Records contained in a dataset:
## Make attention forward persistent and drop producer warpgroup in small-head backward

The forward attention kernel becomes persistent: a grid sized to the SM budget loops over (query tile, sequence, head) items, with a new Q-empty barrier so the producer can prefetch the next item's Q and K/V tiles while consumers finish the current one. The backward kernel, for head dim 32, removes the dedicated producer warpgroup and has the first consumer warp issue loads with a lookahead of two stages, allowing two CTAs per SM. This aims to cut tail and launch waste in the forward pass and raise occupancy in the backward pass. In exchange it adds scheduling complexity and a strided item order that may hurt K/V cache locality. Since ViT-L uses head dim 64, the backward change does not run for this workload.

```diff
diff --git a/__graft_entry__.py b/__graft_entry__.py
--- a/__graft_entry__.py
+++ b/__graft_entry__.py
@@ -11,7 +11,7 @@
     b.build()
     import subprocess
     subprocess.check_call(["make", "-s", "-C", os.path.join(ROOT, "tests", "native"), "all", "test_xattn",
-                           "test_gemm_sched"])
+                           "test_gemm_sched", "attn_step"])
     import jepa_b200
     from jepa_b200 import _lib
     _lib.load()
diff --git a/jepa_b200/csrc/attn_bwd.cu b/jepa_b200/csrc/attn_bwd.cu
--- a/jepa_b200/csrc/attn_bwd.cu
+++ b/jepa_b200/csrc/attn_bwd.cu
@@ -5,9 +5,9 @@
 
 namespace vj {
 
-constexpr int kBwdThreads = 384;
 constexpr int kBwdStream = 64;
 constexpr int kBwdStages = 3;
+constexpr int kBwdLookahead = 2;
 
 struct AttnBwdParams {
   const int* cu_seqlens;
@@ -30,6 +30,10 @@
   static constexpr int BAR_OFF = STAT_OFF + kBwdStages * STAT;
   static constexpr int SMEM_BYTES = BAR_OFF + 8 * (1 + 2 * kBwdStages) + 1024;
   static_assert(SMEM_BYTES <= 232448, "attention backward shared memory budget exceeded");
+  static constexpr bool PRODUCER_WG = HD > 32;
+  static constexpr int THREADS = PRODUCER_WG ? 384 : 256;
+  static constexpr int CTAS_PER_SM = PRODUCER_WG ? 1 : 2;
+  static_assert(CTAS_PER_SM * SMEM_BYTES <= 232448, "attention backward: CTAs per SM exceed shared memory");
 };
 
 __global__ void __launch_bounds__(256) attn_delta_kernel(const __nv_bfloat16* __restrict__ o,
@@ -57,7 +61,7 @@
 }
 
 template <int HD, bool DKV>
-__global__ void __launch_bounds__(kBwdThreads, 1)
+__global__ void __launch_bounds__(BwdCfg<HD>::THREADS, BwdCfg<HD>::CTAS_PER_SM)
 attn_bwd_kernel(const __grid_constant__ CUtensorMap tmRes, const __grid_constant__ CUtensorMap tmStr,
                 const __grid_constant__ CUtensorMap tmDO, const AttnBwdParams p) {
   using B = BwdCfg<HD>;
@@ -93,52 +97,78 @@
   }
   __syncthreads();
 
-  if (wg == 0) {
-    setmaxnreg_dec<40>();
-    if (threadIdx.x < 32) {
-      if (lane == 0) {
-        mbar_expect_tx(bar_res, 2 * B::RES);
-        if (DKV) {
-          attn_load_tile<HD, 128>(sT0, &tmRes, bar_res, HHD + head * HD, row_begin + t0);
-          attn_load_tile<HD, 128>(sT1, &tmRes, bar_res, 2 * HHD + head * HD, row_begin + t0);
-        } else {
-          attn_load_tile<HD, 128>(sT0, &tmRes, bar_res, head * HD, row_begin + t0);
-          attn_load_tile<HD, 128>(sT1, &tmDO, bar_res, head * HD, row_begin + t0);
+  auto load_resident = [&]() {
+    if (lane == 0) {
+      mbar_expect_tx(bar_res, 2 * B::RES);
+      if (DKV) {
+        attn_load_tile<HD, 128>(sT0, &tmRes, bar_res, HHD + head * HD, row_begin + t0);
+        attn_load_tile<HD, 128>(sT1, &tmRes, bar_res, 2 * HHD + head * HD, row_begin + t0);
+      } else {
+        attn_load_tile<HD, 128>(sT0, &tmRes, bar_res, head * HD, row_begin + t0);
+        attn_load_tile<HD, 128>(sT1, &tmDO, bar_res, head * HD, row_begin + t0);
+      }
+    }
+  };
+  auto load_stats = [&](int i, float (&sl)[2], float (&sd)[2]) {
+#pragma unroll
+    for (int k = 0; k < kBwdStream / 32; ++k) {
+      const int col = i * kBwdStream + 32 * k + lane;
+      sl[k] = DKV && col < len ? lse_h[col] : 0.f;
+      sd[k] = DKV && col < len ? del_h[col] : 0.f;
+    }
+  };
+  auto load_streamed = [&](int i, const float (&sl)[2], const float (&sd)[2]) {
+    const int st = i % kBwdStages;
+    const uint32_t a = sS + st * 2 * B::STR, b = a + B::STR, bar = full0 + 8 * st;
+    const int c0 = i * kBwdStream;
+    mbar_wait(empty0 + 8 * st, ((i / kBwdStages) & 1) ^ 1);
+    if (DKV) {
+#pragma unroll
+      for (int k = 0; k < kBwdStream / 32; ++k) {
+        const uint32_t dst = sStat + st * B::STAT + (32 * k + lane) * 4;
+        sts32f(dst, sl[k]);
+        sts32f(dst + B::STAT / 2, sd[k]);
+      }
+    }
+    if (lane == 0) {
+      mbar_expect_tx(bar, 2 * B::STR);
+      if (DKV) {
+        attn_load_tile<HD, kBwdStream>(a, &tmStr, bar, head * HD, row_begin + c0);
+        attn_load_tile<HD, kBwdStream>(b, &tmDO, bar, head * HD, row_begin + c0);
+      } else {
+        attn_load_tile<HD, kBwdStream>(a, &tmStr, bar, HHD + head * HD, row_begin + c0);
+        attn_load_tile<HD, kBwdStream>(b, &tmStr, bar, 2 * HHD + head * HD, row_begin + c0);
+      }
+    } else if (DKV) {
+      mbar_arrive(bar);
+    }
+  };
+
+  if constexpr (B::PRODUCER_WG) {
+    if (wg == 0) {
+      setmaxnreg_dec<40>();
+      if (threadIdx.x < 32) {
+        load_resident();
+        for (int i = 0; i < n_it; ++i) {
+          float sl[2], sd[2];
+          load_stats(i, sl, sd);
+          load_streamed(i, sl, sd);
         }
       }
-      for (int i = 0; i < n_it; ++i) {
-        const int st = i % kBwdStages;
-        const uint32_t a = sS + st * 2 * B::STR, b = a + B::STR, bar = full0 + 8 * st;
-        const int c0 = i * kBwdStream;
-        mbar_wait(empty0 + 8 * st, ((i / kBwdStages) & 1) ^ 1);
-        if (DKV) {
-#pragma unroll
-          for (int k = 0; k < kBwdStream / 32; ++k) {
-            const int col = c0 + 32 * k + lane;
-            const uint32_t dst = sStat + st * B::STAT + (32 * k + lane) * 4;
-            sts32f(dst, col < len ? lse_h[col] : 0.f);
-            sts32f(dst + B::STAT / 2, col < len ? del_h[col] : 0.f);
-          }
-        }
-        if (lane == 0) {
-          mbar_expect_tx(bar, 2 * B::STR);
-          if (DKV) {
-            attn_load_tile<HD, kBwdStream>(a, &tmStr, bar, head * HD, row_begin + c0);
-            attn_load_tile<HD, kBwdStream>(b, &tmDO, bar, head * HD, row_begin + c0);
-          } else {
-            attn_load_tile<HD, kBwdStream>(a, &tmStr, bar, HHD + head * HD, row_begin + c0);
-            attn_load_tile<HD, kBwdStream>(b, &tmStr, bar, 2 * HHD + head * HD, row_begin + c0);
-          }
-        } else if (DKV) {
-          mbar_arrive(bar);
-        }
-      }
-    }
-    return;
-  }
-
-  setmaxnreg_inc<232>();
-  const int cw = wg - 1;
+      return;
+    }
+    setmaxnreg_inc<232>();
+  } else if (threadIdx.x < 32) {
+    load_resident();
+    for (int i = 0; i < kBwdLookahead && i < n_it; ++i) {
+      float sl[2], sd[2];
+      load_stats(i, sl, sd);
+      load_streamed(i, sl, sd);
+    }
+  }
+
+  const int cw = B::PRODUCER_WG ? wg - 1 : wg;
+  const bool loader = !B::PRODUCER_WG && threadIdx.x < 32;
   const int r = cw * 64 + ((threadIdx.x >> 5) & 3) * 16 + (lane >> 2);
   float acc0[HD / 2], acc1[HD / 2];
 #pragma unroll
@@ -157,6 +187,9 @@
     const int st = i % kBwdStages;
     const uint32_t sa = sS + st * 2 * B::STR, sb = sa + B::STR;
     const int c0 = i * kBwdStream;
+    const bool load_ahead = loader && i + kBwdLookahead < n_it;
+    float ahead_l[2], ahead_d[2];
+    if (load_ahead) load_stats(i + kBwdLookahead, ahead_l, ahead_d);
     mbar_wait(full0 + 8 * st, (i / kBwdStages) & 1);
     float x[kBwdStream / 2], y[kBwdStream / 2];
     wgmma_fence();
@@ -169,6 +202,7 @@
       wgmma_ss<kBwdStream, 0, 0>(y, attn_kmajor_desc<HD, 128>(sT1, cw * 64, kk), attn_kmajor_desc<HD, kBwdStream>(sb, 0, kk),
                                  kk > 0);
     wgmma_commit();
+    if (load_ahead) load_streamed(i + kBwdLookahead, ahead_l, ahead_d);
     wgmma_wait<0>();
     wgmma_fence_regs(x);
     wgmma_fence_regs(y);
@@ -261,9 +295,9 @@
   p.cu_seqlens = cu; p.lse2 = lse2; p.delta = delta; p.dqkv = reinterpret_cast<__nv_bfloat16*>(dqkv);
   p.H = H; p.T = T; p.scale = scale; p.scale_log2 = scale * 1.4426950408889634f;
   dim3 grid((max_len + 127) / 128, nseq, H);
-  kdkv<<<grid, kBwdThreads, B::SMEM_BYTES, s>>>(tq128, tq64, tdo64, p);
+  kdkv<<<grid, B::THREADS, B::SMEM_BYTES, s>>>(tq128, tq64, tdo64, p);
   VJ_CUDA(cudaGetLastError());
-  kdq<<<grid, kBwdThreads, B::SMEM_BYTES, s>>>(tq128, tq64, tdo128, p);
+  kdq<<<grid, B::THREADS, B::SMEM_BYTES, s>>>(tq128, tq64, tdo128, p);
   VJ_CUDA(cudaGetLastError());
   vj::count_launch(2);
   return 0;
diff --git a/jepa_b200/csrc/attn_fwd.cu b/jepa_b200/csrc/attn_fwd.cu
--- a/jepa_b200/csrc/attn_fwd.cu
+++ b/jepa_b200/csrc/attn_fwd.cu
@@ -13,7 +13,7 @@
   const int* cu_seqlens;
   __nv_bfloat16* out;
   float* lse2;
-  int H, T;
+  int nseq, max_len, H, T;
   long long ld_out;
   float scale_log2;
 };
@@ -26,7 +26,7 @@
   static constexpr int K_OFF = TILE;
   static constexpr int V_OFF = K_OFF + kFwdStages * TILE;
   static constexpr int BAR_OFF = V_OFF + kFwdStages * TILE;
-  static constexpr int SMEM_BYTES = BAR_OFF + 8 * (1 + 2 * kFwdStages) + 1024;
+  static constexpr int SMEM_BYTES = BAR_OFF + 8 * (2 + 2 * kFwdStages) + 1024;
   static_assert(SMEM_BYTES <= 232448, "attention forward shared memory budget exceeded");
 };
 
@@ -40,23 +40,40 @@
   extern __shared__ uint8_t smem_raw[];
   uint8_t* smem = reinterpret_cast<uint8_t*>((reinterpret_cast<uintptr_t>(smem_raw) + 1023) & ~uintptr_t(1023));
 
-  const int seq = blockIdx.y, head = blockIdx.z;
-  const int row_begin = p.cu_seqlens[seq];
-  const int len = p.cu_seqlens[seq + 1] - row_begin;
-  const int q0 = blockIdx.x * 128;
-  if (q0 >= len) return;
-  const int n_kv = (len + kFwdKV - 1) / kFwdKV;
+  const int n_qt = (p.max_len + 127) / 128;
+  const int n_items = n_qt * p.nseq * p.H;
+  const int n_rounds = (n_items + gridDim.x - 1) / gridDim.x;
+  struct Item {
+    bool valid;
+    int head, row_begin, len, q0, n_kv;
+  };
+  auto item = [&](int k) {
+    Item it;
+    const int w = k * gridDim.x + (blockIdx.x + k) % gridDim.x;
+    it.valid = w < n_items;
+    if (!it.valid) return it;
+    const int seq = (w / n_qt) % p.nseq;
+    it.head = w / (n_qt * p.nseq);
+    it.row_begin = p.cu_seqlens[seq];
+    it.len = p.cu_seqlens[seq + 1] - it.row_begin;
+    it.q0 = (w % n_qt) * 128;
+    it.n_kv = (it.len + kFwdKV - 1) / kFwdKV;
+    it.valid = it.q0 < it.len;
+    return it;
+  };
 
   uint64_t* bars = reinterpret_cast<uint64_t*>(smem + F::BAR_OFF);
   const uint32_t bar_q = smem_u32(bars + 0);
-  const uint32_t full0 = smem_u32(bars + 1);
-  const uint32_t empty0 = smem_u32(bars + 1 + kFwdStages);
+  const uint32_t q_empty = smem_u32(bars + 1);
+  const uint32_t full0 = smem_u32(bars + 2);
+  const uint32_t empty0 = smem_u32(bars + 2 + kFwdStages);
   const uint32_t sQ = smem_u32(smem + F::Q_OFF), sK = smem_u32(smem + F::K_OFF), sV = smem_u32(smem + F::V_OFF);
   const int HHD = p.H * HD;
   const int wg = threadIdx.x >> 7;
 
   if (threadIdx.x == 0) {
     mbar_init(bar_q, 1);
+    mbar_init(q_empty, 8);
     for (int st = 0; st < kFwdStages; ++st) {
       mbar_init(full0 + 8 * st, 1);
       mbar_init(empty0 + 8 * st, 8);
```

Exercise: Some lines above may hold the word "kBwdStages"; say how many do, giving nothing besides the number.

Your solution: 9